**Work order:** Only the lines from the first line of the material below to the line containing "FP_REQUIRE(taps == 1", inclusive, should be copied, each exactly as written.

--- Entries supplied Enclosed Below ---

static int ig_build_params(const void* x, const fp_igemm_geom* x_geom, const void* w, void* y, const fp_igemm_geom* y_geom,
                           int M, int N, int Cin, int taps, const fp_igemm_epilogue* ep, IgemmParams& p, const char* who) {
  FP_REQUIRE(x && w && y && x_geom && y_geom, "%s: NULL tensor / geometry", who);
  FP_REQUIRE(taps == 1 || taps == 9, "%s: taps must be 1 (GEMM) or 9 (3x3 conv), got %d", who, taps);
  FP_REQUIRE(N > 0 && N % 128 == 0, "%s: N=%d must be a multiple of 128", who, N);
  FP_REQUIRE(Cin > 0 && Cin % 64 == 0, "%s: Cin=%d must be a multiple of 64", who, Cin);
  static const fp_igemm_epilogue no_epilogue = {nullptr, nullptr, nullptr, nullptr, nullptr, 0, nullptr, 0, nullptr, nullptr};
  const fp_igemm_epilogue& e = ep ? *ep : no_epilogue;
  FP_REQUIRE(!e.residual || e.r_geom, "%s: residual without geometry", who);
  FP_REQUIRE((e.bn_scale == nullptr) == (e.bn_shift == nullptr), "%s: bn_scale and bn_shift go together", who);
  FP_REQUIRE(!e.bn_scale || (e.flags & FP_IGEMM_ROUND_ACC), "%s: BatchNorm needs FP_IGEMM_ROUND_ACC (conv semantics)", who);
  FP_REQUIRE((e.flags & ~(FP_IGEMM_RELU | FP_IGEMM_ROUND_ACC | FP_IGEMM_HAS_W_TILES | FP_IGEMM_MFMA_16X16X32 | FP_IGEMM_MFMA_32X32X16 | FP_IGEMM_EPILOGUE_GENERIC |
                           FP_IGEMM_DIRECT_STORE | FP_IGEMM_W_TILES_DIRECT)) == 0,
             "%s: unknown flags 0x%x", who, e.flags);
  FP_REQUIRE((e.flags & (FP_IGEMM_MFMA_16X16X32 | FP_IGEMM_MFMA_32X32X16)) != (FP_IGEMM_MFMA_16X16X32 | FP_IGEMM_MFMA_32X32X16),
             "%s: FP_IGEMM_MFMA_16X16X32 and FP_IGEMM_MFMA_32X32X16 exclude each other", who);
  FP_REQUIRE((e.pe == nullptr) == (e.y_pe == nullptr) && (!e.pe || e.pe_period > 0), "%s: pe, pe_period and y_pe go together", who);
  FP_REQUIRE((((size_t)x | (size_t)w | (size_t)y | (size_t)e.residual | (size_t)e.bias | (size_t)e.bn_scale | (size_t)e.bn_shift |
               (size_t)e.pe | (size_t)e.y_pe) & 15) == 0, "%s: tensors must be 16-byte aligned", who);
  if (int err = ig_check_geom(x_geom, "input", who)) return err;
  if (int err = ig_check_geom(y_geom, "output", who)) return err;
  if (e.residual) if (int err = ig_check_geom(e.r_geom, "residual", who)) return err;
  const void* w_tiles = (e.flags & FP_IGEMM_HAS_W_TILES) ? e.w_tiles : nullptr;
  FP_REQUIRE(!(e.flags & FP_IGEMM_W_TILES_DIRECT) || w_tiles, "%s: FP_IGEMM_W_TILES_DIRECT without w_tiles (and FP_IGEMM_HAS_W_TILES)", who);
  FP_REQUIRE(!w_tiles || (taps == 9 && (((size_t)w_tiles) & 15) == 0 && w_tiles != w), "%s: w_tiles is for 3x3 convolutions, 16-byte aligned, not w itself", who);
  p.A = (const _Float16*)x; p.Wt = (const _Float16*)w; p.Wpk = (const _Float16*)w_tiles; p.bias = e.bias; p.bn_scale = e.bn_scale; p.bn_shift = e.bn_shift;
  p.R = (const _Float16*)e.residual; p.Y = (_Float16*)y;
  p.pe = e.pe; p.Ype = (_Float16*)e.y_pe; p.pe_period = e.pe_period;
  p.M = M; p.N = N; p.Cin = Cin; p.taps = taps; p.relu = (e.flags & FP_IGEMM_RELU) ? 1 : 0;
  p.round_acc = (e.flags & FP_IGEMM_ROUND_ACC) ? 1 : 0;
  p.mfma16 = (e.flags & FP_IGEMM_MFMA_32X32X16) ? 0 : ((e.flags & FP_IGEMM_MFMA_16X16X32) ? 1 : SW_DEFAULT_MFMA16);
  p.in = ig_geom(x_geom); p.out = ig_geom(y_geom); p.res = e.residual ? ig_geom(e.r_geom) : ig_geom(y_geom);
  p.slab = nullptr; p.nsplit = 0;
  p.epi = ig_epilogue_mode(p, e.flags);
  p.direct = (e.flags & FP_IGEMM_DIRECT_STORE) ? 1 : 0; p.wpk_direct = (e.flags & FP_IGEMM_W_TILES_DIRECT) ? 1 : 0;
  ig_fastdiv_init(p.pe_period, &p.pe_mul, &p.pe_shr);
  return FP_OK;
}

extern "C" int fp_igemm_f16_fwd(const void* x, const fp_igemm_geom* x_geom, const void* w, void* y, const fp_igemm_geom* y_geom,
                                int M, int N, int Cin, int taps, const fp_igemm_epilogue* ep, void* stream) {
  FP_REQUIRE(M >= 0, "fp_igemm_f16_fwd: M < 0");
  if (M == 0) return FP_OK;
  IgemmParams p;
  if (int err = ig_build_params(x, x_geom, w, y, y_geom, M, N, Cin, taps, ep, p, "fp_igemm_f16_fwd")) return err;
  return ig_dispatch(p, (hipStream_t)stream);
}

--- End of Enclosed Entries supplied ---

**Reply to the exercise:**
static int ig_build_params(const void* x, const fp_igemm_geom* x_geom, const void* w, void* y, const fp_igemm_geom* y_geom,
                           int M, int N, int Cin, int taps, const fp_igemm_epilogue* ep, IgemmParams& p, const char* who) {
  FP_REQUIRE(x && w && y && x_geom && y_geom, "%s: NULL tensor / geometry", who);
  FP_REQUIRE(taps == 1 || taps == 9, "%s: taps must be 1 (GEMM) or 9 (3x3 conv), got %d", who, taps);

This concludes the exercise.